Directions for this task
Report every line of the entries that contains the word "Tensor".

Top of Available records

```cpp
std::vector<at::Tensor> ce_fwd(at::Tensor logits, at::Tensor labels) {
  CHECK_BF16_CUDA(logits);
  TORCH_CHECK(labels.scalar_type() == at::kInt && labels.is_cuda());
  const long V = logits.size(-1);
  TORCH_CHECK(V % 8 == 0, "vocab must be a multiple of 8");
  const long rows = logits.numel() / V;
  TORCH_CHECK(labels.numel() == rows);
  auto loss = at::empty({rows}, logits.options().dtype(at::kFloat));
  auto lse = at::empty({rows}, logits.options().dtype(at::kFloat));
  TOK_HIP_OK(tok_ce_fwd(logits.data_ptr(), labels.data_ptr<int>(),
                        loss.data_ptr<float>(), lse.data_ptr<float>(), rows,
                        (int)V, current_stream()));
  return {loss, lse};
}

at::Tensor ce_bwd(at::Tensor logits, at::Tensor labels, at::Tensor lse,
                  at::Tensor gscale) {
  CHECK_BF16_CUDA(logits);
  TORCH_CHECK(gscale.scalar_type() == at::kFloat && gscale.is_cuda());
  const long V = logits.size(-1);
  const long rows = logits.numel() / V;
  auto dlogits = at::empty_like(logits);
  TOK_HIP_OK(tok_ce_bwd(logits.data_ptr(), labels.data_ptr<int>(),
                        lse.data_ptr<float>(), gscale.data_ptr<float>(),
                        dlogits.data_ptr(), rows, (int)V, current_stream()));
  return dlogits;
}

at::Tensor mfma_probe(at::Tensor A, at::Tensor B) {
  CHECK_BF16_CUDA(A);
  CHECK_BF16_CUDA(B);
  if (A.size(0) == 16) {
    TORCH_CHECK(A.sizes() == at::IntArrayRef({16, 32}) &&
                B.sizes() == at::IntArrayRef({32, 16}));
    auto D = at::empty({16, 16}, A.options().dtype(at::kFloat));
    TOK_HIP_OK(tok_mfma_probe_16x16x32(A.data_ptr(), B.data_ptr(),
                                       D.data_ptr<float>(), current_stream()));
    return D;
  }
  TORCH_CHECK(A.sizes() == at::IntArrayRef({32, 16}) &&
              B.sizes() == at::IntArrayRef({16, 32}));
  auto D = at::empty({32, 32}, A.options().dtype(at::kFloat));
  TOK_HIP_OK(tok_mfma_probe_32x32x16(A.data_ptr(), B.data_ptr(),
                                     D.data_ptr<float>(), current_stream()));
  return D;
}

}

PYBIND11_MODULE(TORCH_EXTENSION_NAME, mod) {
  mod.def("mfma_probe", &mfma_probe, "MFMA 16x16x32 bf16 layout probe");
  mod.def("attn_fwd", &attn_fwd, "Flash attention forward (bf16, gfx950)");
  mod.def("attn_bwd", &attn_bwd, "Flash attention backward (bf16, gfx950)",
          py::arg("q"), py::arg("k"), py::arg("v"), py::arg("o"),
          py::arg("lse"), py::arg("dout"), py::arg("causal"),
          py::arg("split") = false);
  mod.def("ce_fwd", &ce_fwd, "Fused cross-entropy forward (bf16, gfx950)");
  mod.def("layernorm_fwd", &layernorm_fwd, "LayerNorm forward (bf16, gfx950)");
  mod.def("attn_decode", &attn_decode,
          "Single-token KV-cache attention decode (bf16, gfx950)",
          py::arg("q"), py::arg("kcache"), py::arg("vcache"), py::arg("T"),
          py::arg("T_dev") = py::none());
  mod.def("layernorm_bwd", &layernorm_bwd, "LayerNorm backward (bf16, gfx950)");
  mod.def("ce_bwd", &ce_bwd, "Fused cross-entropy backward (bf16, gfx950)");
  mod.def("rmsnorm_fwd", &rmsnorm_fwd, "RMSNorm forward (bf16, gfx950)");
  mod.def("rmsnorm_bwd", &rmsnorm_bwd, "RMSNorm backward (bf16, gfx950)");
  mod.def("rmsnorm_res_fwd", &rmsnorm_res_fwd,
          "Fused residual-add + RMSNorm forward (bf16, gfx950)",
          py::arg("x"), py::arg("res"), py::arg("w"), py::arg("eps"));
  mod.def("rmsnorm_res_bwd", &rmsnorm_res_bwd,
          "Fused residual-add + RMSNorm backward (bf16, gfx950)",
          py::arg("xr"), py::arg("w"), py::arg("dy"), py::arg("dxr"),
          py::arg("invr"));
  mod.def("swiglu_fwd", &swiglu_fwd,
          "Fused SwiGLU over packed gate_up (bf16, gfx950)");
  mod.def("swiglu_bwd", &swiglu_bwd,
          "Fused SwiGLU backward (bf16, gfx950)");
  mod.def("qkv_rope_fwd", &qkv_rope_fwd,
          "Packed-QKV split + RoPE (bf16, gfx950)");
  mod.def("qkv_rope_bwd", &qkv_rope_bwd,
          "Packed-QKV gather + inverse RoPE (bf16, gfx950)");
  mod.def("rope", &rope, "Rotary embedding rotate-half (bf16, gfx950)");
  mod.def("adamw_", &adamw_, "Fused AdamW on a flat bucket (gfx950)",
          py::arg("p"), py::arg("g"), py::arg("m"), py::arg("v"),
          py::arg("lr"), py::arg("beta1"), py::arg("beta2"), py::arg("eps"),
          py::arg("wd"), py::arg("step"), py::arg("gscale"),
          py::arg("step_dev") = py::none(), py::arg("lr_dev") = py::none(),
          py::arg("gscale_dev") = py::none());
  mod.def("grad_sumsq_blocks", &grad_sumsq_blocks,
          "Partial slots grad_sumsq_ needs for a bucket of n elements");
  mod.def("grad_sumsq_max_blocks", &grad_sumsq_max_blocks,
          "Grid cap of grad_sumsq_");
  mod.def("grad_sumsq_", &grad_sumsq_,
          "Per-block sum of squares of a flat bf16 bucket (gfx950)");
  mod.def("grad_norm_finalize_", &grad_norm_finalize_,
          "Sum partials -> {norm, clip-folded grad scale} (gfx950)",
          py::arg("partials"), py::arg("out"), py::arg("inv_count"),
          py::arg("clip"));
}
```

Baseline: 18940 tokens/s.

## Add v4 flash-attention forward with lazy rescaling, exp2 softmax, and LDS-staged output

Adds a new forward attention kernel, used by default, that works in the log2 domain with fused FMA+exp2. It defers the online-softmax rescale unless the running max rises past a threshold, adds scheduling hints and priority around the MFMA blocks, and stages the normalized output through shared memory so global stores are coalesced 16-byte writes. It also switches bf16 packing to a vector convert and uses exp2 in the dq backward kernel. The goal is fewer exp/rescale operations and cheaper output writes, at the cost of subtle numerical differences and more complex scheduling.

```diff
diff --git a/torch_on_k8s_amd/ops/csrc/attention.hip b/torch_on_k8s_amd/ops/csrc/attention.hip
--- a/torch_on_k8s_amd/ops/csrc/attention.hip
+++ b/torch_on_k8s_amd/ops/csrc/attention.hip
@@ -96,8 +96,30 @@
 
 using f32x16 = __attribute__((ext_vector_type(16))) float;
 
+using f32x2 = __attribute__((ext_vector_type(2))) float;
+using bf16x2v = __attribute__((ext_vector_type(2))) __bf16;
+
 DEVINL uint32_t pack_bf16(float lo, float hi) {
-  return (uint32_t)f2bfbits(lo) | ((uint32_t)f2bfbits(hi) << 16);
+  const f32x2 f = {lo, hi};
+  union { bf16x2v b; uint32_t u; } c;
+  c.b = __builtin_convertvector(f, bf16x2v);
+  return c.u;
+}
+
+DEVINL void repack_pa(const f32x16& pt, bf16x8v& pa0, bf16x8v& pa1) {
+  union { uint32_t w[4]; bf16x8v f; } f0, f1;
+  auto sA = __builtin_amdgcn_permlane32_swap(
+      pack_bf16(pt[0], pt[1]), pack_bf16(pt[4], pt[5]), false, false);
+  auto sB = __builtin_amdgcn_permlane32_swap(
+      pack_bf16(pt[2], pt[3]), pack_bf16(pt[6], pt[7]), false, false);
+  f0.w[0] = sA[0]; f0.w[1] = sB[0]; f0.w[2] = sA[1]; f0.w[3] = sB[1];
+  auto sC = __builtin_amdgcn_permlane32_swap(
+      pack_bf16(pt[8], pt[9]), pack_bf16(pt[12], pt[13]), false, false);
+  auto sD = __builtin_amdgcn_permlane32_swap(
+      pack_bf16(pt[10], pt[11]), pack_bf16(pt[14], pt[15]), false, false);
+  f1.w[0] = sC[0]; f1.w[1] = sD[0]; f1.w[2] = sC[1]; f1.w[3] = sD[1];
+  pa0 = f0.f;
+  pa1 = f1.f;
 }
 
 template <int D, bool CAUSAL>
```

Bottom of Available records

Answer to the exercise
std::vector<at::Tensor> ce_fwd(at::Tensor logits, at::Tensor labels) {
at::Tensor ce_bwd(at::Tensor logits, at::Tensor labels, at::Tensor lse,
                  at::Tensor gscale) {
at::Tensor mfma_probe(at::Tensor A, at::Tensor B) {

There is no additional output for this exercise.